Figure 11 shows the impact strength of the composites reinforced with jute fibers pretreated at 100 °C (composites_{100 °C}) and 130 °C (composites_{130 °C}). As seen in Figure 11, the impact strength of composites_{100 °C} increases by 50.9% as time increases from 1 to 3 h and then tends to be constant, whereas the strength of composites_{130 °C} shows a continuous increase by 79.1% from 1 to 5 h. Considering that the tensile strength at break of the fibers at 100 and 130 °C both shows a decrease from 1 to 5 h (seen in Figure 7), an increase in the impact strength of the composites should be attributed to improvement of interface between fibers and matrix [29].

Figure 12 shows the fracture section of the composites reinforced with raw jute fibers and fibers pretreated at 100 and 130 °C. As seen in Figure 12a, raw jute fibers are easily pulled out from the matrix, due to existence of a large amount of gum substances on the fiber surface.

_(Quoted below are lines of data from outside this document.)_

template <bool SURF>
__global__ __launch_bounds__(kAppendThreads, 8) void pt_shade(const PtScene sc, const PtFrame f, PtState st, const uint32_t* __restrict__ queue,
                                                           const uint32_t* __restrict__ count_ptr, uint32_t depth, uint32_t* __restrict__ next_queue,
                                                           uint32_t* __restrict__ next_ctr, uint32_t sort_rays) {
    __shared__ uint32_t lds[kSortBins + 40];
    const bool direct = queue == nullptr;
    const uint32_t n = direct ? f.n_paths : *count_ptr;
    const uint32_t stride = gridDim.x * kAppendThreads;
    for (uint32_t base = blockIdx.x * kAppendThreads; base < n; base += stride) {
        const uint32_t i = base + threadIdx.x;
        bool bounce = false, shadow = false;
        uint32_t pid = 0;
        float4 so = {}, sd = {}, scn = {};
        bool item = i < n;
        if (item && direct) {
            uint32_t px, py, lx, ly, k;
            item = slot_pixel(f, i / f.spp_batch, px, py, lx, ly, k);
        }
        if (item) {
            pid = direct ? i : queue[i];
            const float2 hrec = st.hit[pid];
            const int li = __float_as_int(hrec.y);
            const float4 rd = st.ray_d[pid];
            const float4 ro = direct ? make_float4(f.cam.pos[0], f.cam.pos[1], f.cam.pos[2], 0.0f) : st.ray_o[pid];
            const float4 T = direct ? make_float4(1.0f, 1.0f, 1.0f, 0.0f) : st.thr[pid];
            const v3 o = mk(ro.x, ro.y, ro.z), d = mk(rd.x, rd.y, rd.z);
            float4 L = direct ? make_float4(0.0f, 0.0f, 0.0f, 0.0f) : st.rad[pid];
            if (direct) st.rad[pid] = L;
            if (li < 0) {
                L.x = __builtin_fmaf(T.x, f.sky[0], L.x);
                L.y = __builtin_fmaf(T.y, f.sky[1], L.y);
                L.z = __builtin_fmaf(T.z, f.sky[2], L.z);
                st.rad[pid] = L;
            } else {
                const float4 ta = sc.tris[(size_t)li * 3 + 0], tb = sc.tris[(size_t)li * 3 + 1], tc = sc.tris[(size_t)li * 3 + 2];
                if (__float_as_uint(tc.z) != 0u) {
                    if (depth == 0 || (SURF && T.w != 0.0f)) {
                        const float4 em = sc.emission[li];
                        L.x = __builtin_fmaf(T.x, em.x, L.x);
                        L.y = __builtin_fmaf(T.y, em.y, L.y);
                        L.z = __builtin_fmaf(T.z, em.z, L.z);
                        st.rad[pid] = L;
                    }
                } else {
                    const float4 alb = sc.albedo[li];
                    v3 nrm = normalize(cross(mk(ta.w, tb.x, tb.y), mk(tb.z, tb.w, tc.x)));
                    const bool flipped = dot(nrm, d) > 0.0f;
                    if (flipped) nrm = -nrm;
                    const v3 pt = fma3(d, hrec.x, o);
                    const v3 po = fma3(nrm, f.ray_eps, pt);
                    const uint32_t slot = pid / f.spp_batch, s = f.sample0 + (pid - slot * f.spp_batch);
                    uint32_t px, py, lx, ly, k;
                    slot_pixel(f, slot, px, py, lx, ly, k);
                    const uint32_t key = path_key(py * f.width + px, s, f.seed);
                    const bool delta = SURF && alb.w != 0.0f;
                    if (delta && depth < f.bounces) {
                        bool below;
                        const v3 nd = delta_dir(d, nrm, alb.w, flipped, rnd(key, depth, 7), below);
                        const v3 no = below ? fma3(nrm, -f.ray_eps, pt) : po;
                        bounce = true;
                        st.ray_o[pid] = make_float4(no.x, no.y, no.z, 0.0f);
                        st.ray_d[pid] = make_float4(nd.x, nd.y, nd.z, 0.0f);
                        st.thr[pid] = make_float4(T.x * alb.x, T.y * alb.y, T.z * alb.z, 1.0f);
                    }
                    if (!delta && sc.n_lights > 0) {
                        uint32_t kk = (uint32_t)(rnd(key, depth, 2) * (float)sc.n_lights);
                        if (kk > sc.n_lights - 1) kk = sc.n_lights - 1;
                        const uint32_t lt = sc.lights[kk];
                        const float su = __builtin_sqrtf(rnd(key, depth, 3)), u2 = rnd(key, depth, 4);
                        const float b1 = su * (1.0f - u2), b2 = su * u2;
                        const float4 la = sc.tris[(size_t)lt * 3 + 0], lb = sc.tris[(size_t)lt * 3 + 1], lc = sc.tris[(size_t)lt * 3 + 2];
                        const v3 lv0 = mk(la.x, la.y, la.z), le1 = mk(la.w, lb.x, lb.y), le2 = mk(lb.z, lb.w, lc.x);
                        const v3 q = mk(__builtin_fmaf(le2.x, b2, __builtin_fmaf(le1.x, b1, lv0.x)), __builtin_fmaf(le2.y, b2, __builtin_fmaf(le1.y, b1, lv0.y)),
                                        __builtin_fmaf(le2.z, b2, __builtin_fmaf(le1.z, b1, lv0.z)));
                        const v3 wi = q - po;
                        const float d2 = dot(wi, wi);
                        const v3 nl = cross(le1, le2);
                        const float cs = dot(nrm, wi), cl = __builtin_fabsf(dot(nl, wi));
                        const float d4 = d2 * d2;
                        if (cs > 0.0f && cl > 0.0f && d4 > 0.0f) {
                            const float w = ((cs * cl) * ((float)sc.n_lights * 0.15915494f)) / d4;
                            const float4 le = sc.emission[lt];
                            shadow = true;
                            so = make_float4(po.x, po.y, po.z, __uint_as_float(pid));
                            sd = make_float4(wi.x, wi.y, wi.z, 0.0f);
                            scn = make_float4(((T.x * alb.x) * le.x) * w, ((T.y * alb.y) * le.y) * w, ((T.z * alb.z) * le.z) * w, 0.0f);
                        }
                    }
                    if (!delta && depth < f.bounces) {
                        const v3 nd = cosine_dir(nrm, rnd(key, depth, 5), rnd(key, depth, 6));
                        bounce = true;
                        st.ray_o[pid] = make_float4(po.x, po.y, po.z, 0.0f);
                        st.ray_d[pid] = make_float4(nd.x, nd.y, nd.z, 0.0f);
                        st.thr[pid] = make_float4(T.x * alb.x, T.y * alb.y, T.z * alb.z, 0.0f);
                    }
                }
            }
        }
        uint32_t bi, si;
        if (sort_rays == 2u) {
            uint32_t kb = 0, ks = 0;
            if (bounce) {
                const float4 rd = st.ray_d[pid];
                kb = bounce_work_key(mk(rd.x, rd.y, rd.z));
            }
            if (shadow) ks = shadow_work_key(mk(sd.x, sd.y, sd.z));
            bi = block_append_sorted<64>(bounce, kb, &next_ctr[PT_CTR_COUNT], lds);
            si = block_append_sorted<64>(shadow, ks, &next_ctr[PT_CTR_SHADOW_COUNT], lds);
        } else if (sort_rays) {
            uint32_t kb = 0, ks = 0;
            if (bounce) {
                const float4 ro = st.ray_o[pid], rd = st.ray_d[pid];
                kb = ray_sort_key(sc.nodes, mk(ro.x, ro.y, ro.z), mk(rd.x, rd.y, rd.z));
            }
            if (shadow) ks = ray_sort_key(sc.nodes, mk(so.x, so.y, so.z), mk(sd.x, sd.y, sd.z));
            bi = block_append_sorted(bounce, kb, &next_ctr[PT_CTR_COUNT], lds);
            si = block_append_sorted(shadow, ks, &next_ctr[PT_CTR_SHADOW_COUNT], lds);
        } else {
            bi = block_append(bounce, &next_ctr[PT_CTR_COUNT], lds);
            si = block_append(shadow, &next_ctr[PT_CTR_SHADOW_COUNT], lds);
        }
        if (bounce) next_queue[bi] = pid;
        if (shadow) {
            st.sh_o[si] = so;
            st.sh_d[si] = sd;
            st.sh_c[si] = scn;
        }
    }
}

Alkali treatment at 100 °C removed part of the hydrophilic gum substances and thus improved compatibility between the fibers and matrix, resulting in an increase in the impact strength of the composites. However, the interface adhesion between the fibers and matrix is still weak, which can be confirmed by a long pull-out length, as shown in Figure 12b. Increasing the treatment time from 3 to 5 h did not cause a significant change in pull-out length (Figure 12c), suggesting that alkaline pretreatment at 100 °C from 3 to 5 h contributes less to interface improvement. This phenomenon agrees well with the change of impact strength at 100 °C from 3 to 5 h (seen in Figure 11). At 100 °C, a certain amount of lignin is dissolved, but few changes are observed in the lignin structure. The interface between the fibers and matrix is affected only by the content of lignin. Therefore, changes in the impact strength of composite_100°C show a high consistence with those of the lignin content (seen in Figure 1).

As seen in Figure 12, composites of the fibers pretreated at 130 °C for 3 h (Figure 12d) have shorter pull-out length than the composite of fibers pretreated at 100 °C for 3 h (Figure 12b). This phenomenon suggests that the fibers at 130 °C have better cohesion with polypropylene than the fibers at 100 °C. At 130 °C, lignin is removed more effectively. Therefore, the fibers at 130 °C have lower surface energy and better compatibility with the polypropylene matrix than the fibers at 100 °C. As seen in Figure 12e, bonding between jute fibers and matrix becomes stronger when treatment time increases from 3 to 5 h. Considering that lignin content remains constant during this time, reinforcement of the interface should be ascribed to the change of lignin structures. In this study, aliphatic hydroxyl concentration decreases by 9.5% from 3 to 5 h, which results in a 14.2% reduction in the surface energy of jute fibers. Moreover, the polydispersity index decreases from 1.21 to 1.15. The two factors together improve the interface between the fibers and matrix, which manifests as a 30.8% increase in the impact strength from 3 to 5 h.

4. Conclusions

Jute fibers with different lignin structures are produced at temperatures of 100 and 130 °C, respectively, for studying the effect of lignin structures on the interface between lignocellulosic fibers and a hydrophobic matrix. At 100 °C, no significant changes are observed in lignin structures. Removal of lignin is the only factor that affects surface energy and the interface between the fibers and polypropylene matrix. At 130 °C, lignin content remains constant at 7.6% as time increases from 3 to 5 h. At this stage, lignin macromolecules are degraded, simultaneously accompanied with a rapid condensation reaction. The two factors work together, resulting in a decrease in the polydispersity index of lignin from 1.21 to 1.15. Meanwhile, aliphatic hydroxyl concentration decreases by 9.5%, leading to a 14.2% decrease in the surface energy of jute fibers. Centralized distribution of lignin molecule-weight and reduction in fiber surface energy together improve the interface between the fibers and matrix, which manifests as a 30.8% increase in the impact strength of the composites. A similar increase is not observed in composites of fibers pretreated at 100 °C from 3 to 5 h, due to the lack of lignin-structure changes. This paper provides a new strategy to improve the interface between natural lignocellulosic fibers and a hydrophobic matrix.